# Looking for a club near savannah



## Dog Chaser (Mar 13, 2011)

Just moved back to the area. I was raised hunting up in effingham and would love to be able to take my son to the woods just like my grandpa took me. Does Any one have any leads on some clubs around SE Ga that may be looking for a good member? 
My preference would be effingham county, but I am open to driving a little to be in a good club.


----------



## Scottshow (Mar 14, 2011)

Dog hunting club established over 70 years ago looking for members over 5000 acres plentiful deer, turkey, hog large camp house with every amenity including dog pens, over 54 beds, ice, washer, dryer, full kitchen and heat $1,900.00 per year. Also turkey hunts now available season $500.00 or $75 per day.Questions contact Keith @ 229-891-4641 Location is in Liberty Co.


----------



## Dog Chaser (Mar 16, 2011)

Bump


----------



## Rabbitchaser (Mar 20, 2011)

we have a small club about an hour away,still hunting only, give me a call if interested, 912-237-5352


----------



## lokeller (Mar 21, 2011)

Got a nice club between Sylvania and Millen, probably about an hour from Effingham County.  Stand hunting only, no dogs.  Great deer, turkey and small game hunting, 3 ponds full of fish, and super facilities.  My 10-yr old grandson loves it.  $1000/yr.  

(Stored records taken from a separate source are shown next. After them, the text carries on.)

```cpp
int vg_metric_to_acc(int metric);
void vg_collect_timing(vg_corpus *c);
int vg_ensure_row_norms(vg_corpus *c);
struct VgShape { int lpr_log2; int U; bool long_rows; };
bool vg_choose_shape(int nch, int vtype, int acc, VgShape *out, int u_cap);
int vg_launch_merge(const uint64_t *dev_cand, int nlists, int k, uint64_t *dev_out_keys, int nq, hipStream_t stream);
int vg_launch_plain_scan(vg_corpus *c, int metric, const uint8_t *dev_query, int k, uint64_t *dev_out_keys, hipStream_t stream,
                         const ScanPlan &plan);
int vg_launch_merge_one(const uint64_t *dev_cand, int nlists, int k, uint64_t *dev_out_keys, hipStream_t stream,
                        const unsigned long long *mirror_src = nullptr, unsigned long long *mirror_dst = nullptr);
int vg_plain_scan_shape(const vg_corpus *c, int metric, VgShape *out);
long long vg_plain_scan_blocks(const vg_corpus *c, int64_t n_rows, const VgShape &s);
int vg_launch_scan_filter(vg_corpus *c, int metric, const uint8_t *dev_query, int k, uint64_t *dev_out_keys, hipStream_t stream,
                          bool ref_emit = false, uint64_t *final_out = nullptr);
int vg_scan_topk_enqueue_plan(vg_corpus *c, int metric, const void *query, int k, bool ref_emit);
bool vg_scan_filter_would_serve(const vg_corpus *c, int metric, int k);
bool vg_scan_filter_policy(const vg_corpus *c);
int vg_ensure_filter_counters(vg_corpus *c);
bool vg_scan_filter_name(vg_corpus *c, int metric, char *out, size_t out_len);
bool vg_batch_keys_are_scan_exact(const vg_corpus *c, int metric, int k);
long long vg_bf16_shadow_stride(const vg_corpus *c);
int vg_ensure_bf16_shadow(vg_corpus *c);
int vg_ensure_q8_shadow(vg_corpus *c);
int vg_multi_queries_per_pass(const vg_corpus *c, int metric);
int vg_launch_scan_multi(vg_corpus *c, int metric, const uint8_t *dev_queries, int k, uint64_t *dev_cand,
                         uint64_t *dev_out_keys, hipStream_t stream);
int vg_multi_plan(const vg_corpus *c, int metric, VgShape *s);
```

### sqlite-vector_amd/csrc/vg_scan.h

```cpp
#pragma once

#include "vg_accum.h"
#include "vg_lists.h"

#define VG_PUBLISH_LDS_BYTES (VG_WAVES_PER_BLOCK * VG_WAVE * 8 + VG_SEL_SCRATCH_BYTES)

__device__ inline void vg_block_publish(uint8_t *smem, uint64_t mine, int k, uint64_t *dst) {
    const int lane = threadIdx.x & (VG_WAVE - 1);
    const int wave = threadIdx.x >> 6;
    uint64_t *lists = reinterpret_cast<uint64_t *>(smem);
    lists[wave * VG_WAVE + lane] = (lane < k) ? mine : VG_EMPTY_KEY;
    __syncthreads();
    vg_select_lists(lists, VG_WAVES_PER_BLOCK, k, dst, smem + VG_WAVES_PER_BLOCK * VG_WAVE * 8);
}

typedef uint32_t vg_u32x4 __attribute__((ext_vector_type(4)));

template <bool NT>
__device__ inline uint4 vg_load16(const uint8_t *p) {
    if (NT) {
        vg_u32x4 v = __builtin_nontemporal_load(reinterpret_cast<const vg_u32x4 *>(p));
        return make_uint4(v.x, v.y, v.z, v.w);
    }
    return *reinterpret_cast<const uint4 *>(p);
}

#ifndef VG_LOAD_PREDICATED
#define VG_LOAD_PREDICATED 0
#endif
static __device__ __attribute__((aligned(16))) uint32_t vg_zero_chunk[4] = {0u, 0u, 0u, 0u};

template <int U, bool NT>
__device__ inline void vg_load_batch(uint4 (&dst)[U], const uint8_t *rows, long long row, long long n_rows,
                                     long long stride, int sub, int lpr, int nch) {
    const uint8_t *p = rows + row * stride + (long long)sub * 16;
#pragma unroll
    for (int u = 0; u < U; ++u) {
        const int c = sub + u * lpr;
        if (VG_LOAD_PREDICATED) {
            uint4 v = make_uint4(0u, 0u, 0u, 0u);
            if (row < n_rows && c < nch) v = vg_load16<NT>(p + (long long)u * lpr * 16);
            dst[u] = v;
        } else {
            const uint8_t *src = (row < n_rows && c < nch) ? p + (long long)u * lpr * 16 : reinterpret_cast<const uint8_t *>(vg_zero_chunk);
            dst[u] = vg_load16<NT>(src);
        }
// ... 27 lines not shown
    queued += __popcll(m);
    if (queued > VG_WITHIN_QUEUE - VG_WAVE) vg_within_flush(queue, queued, out, cap, lane);
}

__device__ inline uint64_t vg_mask_bits(const uint64_t *mask, long long row0, int n, bool in_range) {
    const uint32_t r = (uint32_t)__builtin_amdgcn_readfirstlane((int)(in_range ? (uint32_t)row0 : 0xFFFFFFFFu));
    const bool ok = r != 0xFFFFFFFFu;
    const uint64_t bits = mask[ok ? (r >> 6) : 0u] >> (r & 63u);
    const uint64_t keep = (n >= VG_WAVE) ? ~0ull : ((1ull << (n & 63)) - 1ull);
    return ok ? (bits & keep) : 0ull;
}

template <int VT, int ACC, int U, bool NT, bool EX = false, bool WITHIN = false, bool MASKED = false>
__global__ __launch_bounds__(VG_BLOCK) void vg_scan_kernel(ScanArgs a) {
    extern __shared__ __attribute__((aligned(16))) uint8_t smem[];
    __shared__ VgListExtras ex;
    const int lane = threadIdx.x & (VG_WAVE - 1);
    const int wave = threadIdx.x >> 6;
    const int lpr_log2 = a.lpr_log2;
    const int lpr = 1 << lpr_log2;
    const int rpb = VG_WAVE >> lpr_log2;
    const int sub = lane & (lpr - 1);
    const int rib = lane >> lpr_log2;

    uint4 *qs = reinterpret_cast<uint4 *>(smem);
    for (int c = threadIdx.x; c < a.nch; c += VG_BLOCK) qs[c] = reinterpret_cast<const uint4 *>(a.query)[c];
    const int k = a.k;
    uint64_t mine = VG_EMPTY_KEY;
    uint64_t thr = VG_EMPTY_KEY;
    if constexpr (EX) {
        if (k > 0) thr = vg_list_extras_init(&ex, a.init_keys, k, a.emit, a.emit_cap);
        if (a.emit_reset && blockIdx.x == 0 && threadIdx.x == 0) *a.emit_reset = 0ull;
    }
    __syncthreads();
    uint4 q[U];
#pragma unroll
    for (int u = 0; u < U; ++u) {
        const int c = sub + u * lpr;
        q[u] = (c < a.nch) ? qs[c] : make_uint4(0u, 0u, 0u, 0u);
    }
    const typename Accum<VT, ACC>::QStat qstat = Accum<VT, ACC>::template query_stat<U>(q, lpr_log2);
    const bool store_mode = (WITHIN || MASKED) ? false : EX ? ((a.out_dist != nullptr) && k == 0) : (a.out_dist != nullptr);
    const bool store_too = EX && (a.out_dist != nullptr) && k != 0;

    const long long nbatch = (a.n_rows + rpb - 1) / rpb;
    const long long nwaves = (long long)gridDim.x * VG_WAVES_PER_BLOCK;
    const long long gw = (long long)blockIdx.x * VG_WAVES_PER_BLOCK + wave;
    const int flush_every = VG_STORE_FLOATS / rpb;
    long long per_wave = (nbatch + nwaves - 1) / nwaves;
    per_wave = ((per_wave + flush_every - 1) / flush_every) * flush_every;
    long long wstride = store_mode ? 1 : nwaves;
    long long b = store_mode ? gw * per_wave : gw;
    long long b_end = store_mode ? ((gw + 1) * per_wave < nbatch ? (gw + 1) * per_wave : nbatch) : nbatch;
    if (a.order == 1 && !store_mode) {
        const long long per_block = (nbatch + gridDim.x - 1) / gridDim.x;
        wstride = VG_WAVES_PER_BLOCK;
        b = (long long)blockIdx.x * per_block + wave;
        b_end = ((long long)blockIdx.x + 1) * per_block < nbatch ? ((long long)blockIdx.x + 1) * per_block : nbatch;
    }
    float *line = reinterpret_cast<float *>(smem + a.store_lds_off) + wave * VG_STORE_FLOATS;
    int in_line = 0;
    long long line_row0 = b * rpb;
    uint64_t *wqueue = reinterpret_cast<uint64_t *>(smem + a.store_lds_off) + wave * VG_WITHIN_QUEUE;
    int wqueued = 0;
#ifndef VG_RING_F32
#define VG_RING_F32 0
// ... 94 lines not shown
#pragma unroll
        for (int j = 0; j < NB - 1; ++j) load(buf[j], nn[j], b + j * wstride);
        while (b < b_end) {
#pragma unroll
            for (int j = 0; j < NB; ++j) {
                const long long bj = b + j * wstride;
                load(buf[(j + NB - 1) % NB], nn[(j + NB - 1) % NB], bj + (NB - 1) * wstride);
                if (bj < b_end) process(buf[j], nn[j], bj);
            }
            b += NB * wstride;
        }
    } else {
        load(buf[0], nn[0], b);
        while (b < b_end) {
            const long long bn = b + wstride;
            load(buf[1], nn[1], bn);
            process(buf[0], nn[0], b);
#pragma unroll
            for (int u = 0; u < U; ++u) buf[0][u] = buf[1][u];
            nn[0] = nn[1];
            b = bn;
        }
    }
    if constexpr (WITHIN) {
        if (wqueued > 0) vg_within_flush(wqueue, wqueued, a.emit, a.within_cap, lane);
        return;
    }
    if (store_mode) {
        for (int j = lane; j < in_line * rpb && line_row0 + j < a.n_rows; j += VG_WAVE) a.out_dist[line_row0 + j] = line[j];
        return;
    }

    __syncthreads();
    vg_block_publish(smem, mine, k, a.cand + (long long)blockIdx.x * VG_WAVE);
}
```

Here's a web site with info:  http://huntbigcypress.info.  Pls call me if interested -  Lamar Keller (912) 224-5645.  Thx-


----------



## Dog Chaser (Mar 22, 2011)

I actually live in Savannah. Millen might be stretching it a bit for me. Thanks for the reply though. 
Ohh, and by the way, the website looks really good.


----------



## mossberg500 (Mar 22, 2011)

*johnson county*

we have 1300 acres in johnson county needing 2 members


----------